A commercial variety of cotton was transformed with a nononcogenic strain of Agrobacterium tumefaciens. The synthetic T-DNA consisted of two marker genes that encoded for neomycin phosphotransferase II (NPTII) and chloramphenicol acetyl transferase (CAT), which specify resistance to the antibiotics kanamycin and chloramphenicol, respectively. Both genes were regulated by the nopaline synthase promoter which is constitutively expressed in plant cells.

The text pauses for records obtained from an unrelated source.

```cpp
int mg_apply_graph(pmg_multigrid mg, const double* rhs, double* y, bool y_zero, hipStream_t s, bool* done)
{
  *done = false;
  if ((int)mg->ops.size() != mg->L || (int)mg->smoothers.size() != mg->L || (int)mg->interps.size() != mg->L - 1)
    return PMG_OK;
  const long long cfg = capture_config(mg);
  if (cfg < 0)
    return PMG_OK;
  for (auto& g : mg->graphs)
    if (g.rhs == rhs && g.y == y && g.y_zero == y_zero && g.config == (uint64_t)cfg)
    {
      PMG_HIP(hipGraphLaunch(g.exec, s));
      mg->counts = g.counts;
      mg->graph_replays++;
      *done = true;
      return PMG_OK;
    }
  if (mg->precision == PMG_PRECISION_FP32)
    PMG_TRY(mg_prepare_f32(mg, s));
  if (!mg->capture_stream)
    PMG_HIP(hipStreamCreateWithFlags(&mg->capture_stream, hipStreamNonBlocking));
  PMG_HIP(hipStreamBeginCapture(mg->capture_stream, hipStreamCaptureModeRelaxed));
  const int rc = mg_apply(mg, rhs, y, y_zero, mg->capture_stream);
  hipGraph_t graph = nullptr;
  const hipError_t e = hipStreamEndCapture(mg->capture_stream, &graph);
  if (rc != PMG_OK)
  {
    if (graph)
      (void)hipGraphDestroy(graph);
    return rc;
  }
  if (e != hipSuccess || !graph)
    return fail(PMG_ERR_HIP, "capturing the V-cycle failed: %s", hipGetErrorString(e));
  pmg_multigrid_s::GraphEntry g{rhs, y, y_zero, (uint64_t)cfg, nullptr, mg->counts};
  const hipError_t ei = hipGraphInstantiate(&g.exec, graph, nullptr, nullptr, 0);
  (void)hipGraphDestroy(graph);
  if (ei != hipSuccess)
    return fail(PMG_ERR_HIP, "instantiating the V-cycle graph failed: %s", hipGetErrorString(ei));
  if (mg->graphs.size() >= 16)
    drop_graphs(mg);
  mg->graphs.push_back(g);
  PMG_HIP(hipGraphLaunch(g.exec, s));
  mg->graph_replays++;
  *done = true;
  return PMG_OK;
}
}

extern "C" int pmg_multigrid_set_graph(pmg_multigrid mg, int enable)
{
  PMG_REQUIRE(mg, "pmg_multigrid_set_graph: NULL argument");
  drop_graphs(mg);
  mg->graph_mode = enable < 0 ? -1 : (enable != 0 ? 1 : 0);
  return PMG_OK;
}

extern "C" int pmg_multigrid_set_precision(pmg_multigrid mg, int precision)
{
  PMG_REQUIRE(mg, "pmg_multigrid_set_precision: NULL argument");
  PMG_REQUIRE(precision == PMG_PRECISION_FP64 || precision == PMG_PRECISION_FP32,
              "pmg_multigrid_set_precision: unknown precision %d (PMG_PRECISION_FP64 or PMG_PRECISION_FP32)", precision);
  if (precision == PMG_PRECISION_FP32)
  {
    for (int i = 0; i < mg->L; ++i)
      PMG_REQUIRE(!mg->mats[i],
                  "pmg_multigrid_set_precision: level %d has an assembled matrix and there is no FP32 matrix "
                  "(pmg_multigrid_set_level_matrix(mg, %d, NULL) removes it)", i, i);
    PMG_TRY(mg_check_f32(mg, "pmg_multigrid_set_precision"));
  }
  drop_graphs(mg);
  mg->precision = precision;
// ... 58 lines not shown
```

pmg-dolfinx_amd/interpolate.py:

```python
from __future__ import annotations

import ctypes as C

import numpy as np

from . import _lib
from ._lib import call, current_stream, ptr, vp
from .laplacian import _dev_i32, node_order_args
from .vector import Layout, Vector


class Interpolator:

    def __init__(self, Q1_degree, Q2_degree, Q1_dofmap, Q2_dofmap, l_cells, b_cells, Q1_layout: Layout,
                 Q2_layout: Layout, fine_operator=None, node_order="ascending", perm1d_coarse=None,
                 perm1d_fine=None):
        dev = Q2_layout.device
        self.lc, self.lf = Q1_layout, Q2_layout
        self.dmc = _dev_i32(Q1_dofmap, dev)
        self.dmf = _dev_i32(Q2_dofmap, dev)
        Nc, Nf = (Q1_degree + 1) ** 3, (Q2_degree + 1) ** 3
        ncells = int(self.dmf.numel() // Nf)
        if self.dmc.numel() // Nc != ncells:
            raise ValueError("coarse and fine dofmaps describe different numbers of cells")
# ... 15 lines not shown
    def handle(self):
        return self._handle

    def interpolate(self, Q1_vector: Vector, Q2_vector: Vector):
        call("pmg_interpolator_interpolate", self._handle, ptr(Q1_vector.data), ptr(Q2_vector.data),
             current_stream())

    def interpolate_add(self, Q1_vector: Vector, Q2_vector: Vector):
        call("pmg_interpolator_interpolate_add", self._handle, ptr(Q1_vector.data), ptr(Q2_vector.data),
             current_stream())

    def reverse_interpolate(self, Q2_vector: Vector, Q1_vector: Vector):
        call("pmg_interpolator_reverse_interpolate", self._handle, ptr(Q2_vector.data), ptr(Q1_vector.data),
             current_stream())

    def interpolate_add_fp32(self, coarse, fine):
        self._check_fp32(coarse=(coarse, self.lc), fine=(fine, self.lf))
        call("pmg_interpolator_interpolate_add_f32", self._handle, vp(coarse.data_ptr()), vp(fine.data_ptr()),
             current_stream())

    def reverse_interpolate_fp32(self, fine, coarse, fine_sub=None):
        vecs = dict(fine=(fine, self.lf), coarse=(coarse, self.lc))
        if fine_sub is not None:
            vecs["fine_sub"] = (fine_sub, self.lf)
        self._check_fp32(**vecs)
        call("pmg_interpolator_reverse_interpolate_f32", self._handle, vp(fine.data_ptr()),
             vp(fine_sub.data_ptr()) if fine_sub is not None else vp(0), vp(coarse.data_ptr()), current_stream())

    @staticmethod
    def _check_fp32(**vecs):
# ... 17 lines not shown
```

pmg-dolfinx_amd/pmg.py:

```python
from __future__ import annotations

import ctypes as C

from . import _lib
from ._lib import call, current_stream, ptr, vp
from .laplacian import _dev_i8
from .vector import Vector


class MultigridPreconditioner:

    def __init__(self, layouts, bc_marker_coarsest, bs: int = 1):
        self.layouts = list(layouts)
        self.bc0 = _dev_i8(bc_marker_coarsest, self.layouts[0].device)
        arr = (vp * len(self.layouts))(*[l.handle for l in self.layouts])
        h = vp()
        call("pmg_multigrid_create", C.byref(h), len(self.layouts), arr, ptr(self.bc0))
        self._handle = h
        self._keep = {}

    @property
    def handle(self):
        return self._handle

# ... 55 lines not shown
            call("pmg_multigrid_set_coarse_callback", self._handle, self._keep["coarse_cb"], None)
        else:
            raise TypeError("the coarse solver needs a solve(x, b) method")

    def apply(self, x: Vector, y: Vector, verbose: bool = False):
        if verbose:
            rn = C.c_double()
            call("pmg_multigrid_apply", self._handle, ptr(x.data), ptr(y.data), C.byref(rn), current_stream())
            return rn.value
        call("pmg_multigrid_apply", self._handle, ptr(x.data), ptr(y.data), None, current_stream())
        return None

    def set_graph(self, enable=True):
        call("pmg_multigrid_set_graph", self._handle, -1 if enable is None else (1 if enable else 0))

    PRECISIONS = {"fp64": 0, "fp32": 1}

    def set_precision(self, precision: str):
        if precision not in self.PRECISIONS:
            raise ValueError(f"precision must be one of {sorted(self.PRECISIONS)}, not {precision!r}")
        call("pmg_multigrid_set_precision", self._handle, self.PRECISIONS[precision])

    @property
    def precision(self) -> str:
        code = call("pmg_multigrid_precision", self._handle)
        return {v: k for k, v in self.PRECISIONS.items()}[code]

    def graph_replays(self) -> int:
        return call("pmg_multigrid_graph_replays", self._handle)

# ... 14 lines not shown
```

Baseline: 3.471 billion DoF/s.

## Fuse final smoother operator apply, residual and restriction into one kernel

Adds a stiffness_restrict kernel that applies the fine-level operator to the last Chebyshev update, forms the residual per patch in shared memory, and restricts it straight into the coarse right-hand side with LDS and global atomics. The pre-smoother stops before its last operator apply (ResidualFused) and the V-cycle calls this fused restriction when the interpolator and operator share patches and the degree pair is 2-1, 4-2, 3-1 or 6-3. It is on by default. The goal is to skip writing and re-reading the fine residual vector and one kernel launch per level, at the cost of a heavier kernel with more shared memory and atomics.

```diff
diff --git a/include/pmg_amd.h b/include/pmg_amd.h
--- a/include/pmg_amd.h
+++ b/include/pmg_amd.h
@@ -215,6 +215,8 @@
                                      pmg_stream stream);
 int pmg_interpolator_reverse_interpolate(pmg_interpolator ip, double* fine, double* coarse,
                                          pmg_stream stream);
+int pmg_interpolator_restrict_residual(pmg_interpolator ip, pmg_laplacian op, const double* z, const double* r,
+                                       double* coarse, pmg_stream stream);
 int pmg_interpolator_interpolate_add_f32(pmg_interpolator ip, const float* coarse, float* fine, pmg_stream stream);
 int pmg_interpolator_reverse_interpolate_f32(pmg_interpolator ip, const float* fine, const float* fine_sub,
                                              float* coarse, pmg_stream stream);
@@ -251,6 +253,8 @@
 int pmg_multigrid_set_graph(pmg_multigrid mg, int enable);
 long long pmg_multigrid_graph_replays(pmg_multigrid mg);
 int pmg_multigrid_apply_counts(pmg_multigrid mg, int* counts, int capacity);
+int pmg_multigrid_set_fused_restriction(pmg_multigrid mg, int mode);
+int pmg_multigrid_fused_restrictions(pmg_multigrid mg);
 #define PMG_PRECISION_FP64 0
 #define PMG_PRECISION_FP32 1
 int pmg_multigrid_set_precision(pmg_multigrid mg, int precision);
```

Inoculated tissues selected on kanamycin-containing medium gave rise to transformed calli that were resistant to the antibiotic and expressed the neomycin phosphotransferase enzyme. Amplified tissues produced somatic embryos which germinated into whole plants that also expressed the marker enzyme. Genetic analysis was completed on three of the transgenic cotton plants. Each carried a functional T-DNA insertion. Southern blot data of the original plants confirmed that two of the plants, #1397 and #1427, carried a portion of the synthetic T-DNA which encoded only the NPTII gene. Since both plants were derived from the same transformed cell line, it was expected they would show similar results. The data collected on #1397 and #1427 support the clonal, i.e. nonchimeric origin of their parental cell line. The third plant, #1438, was derived from a different cell line and contained a full-length T-DNA insertion which expressed both the NPTII and CAT genes. Phenotypically, #1438 also showed very low pollen viability but backcrosses could be obtained.

Results of the progeny show the expected Mendelian segregation ratios of 3:1 for selfed and 1:1 for backcrossed pollinations. Southern blot analysis of the progeny confirmed the inheritance of a single functional copy of the foreign DNA. We also observed that progeny grown on kanamycin-containing medium efficiently selected for seedlings which were NPTII expressors. We conclude that transgenic cotton plants obtained via somatic embryogenesis can transmit foreign genes to their progeny with a high degree of fidelity.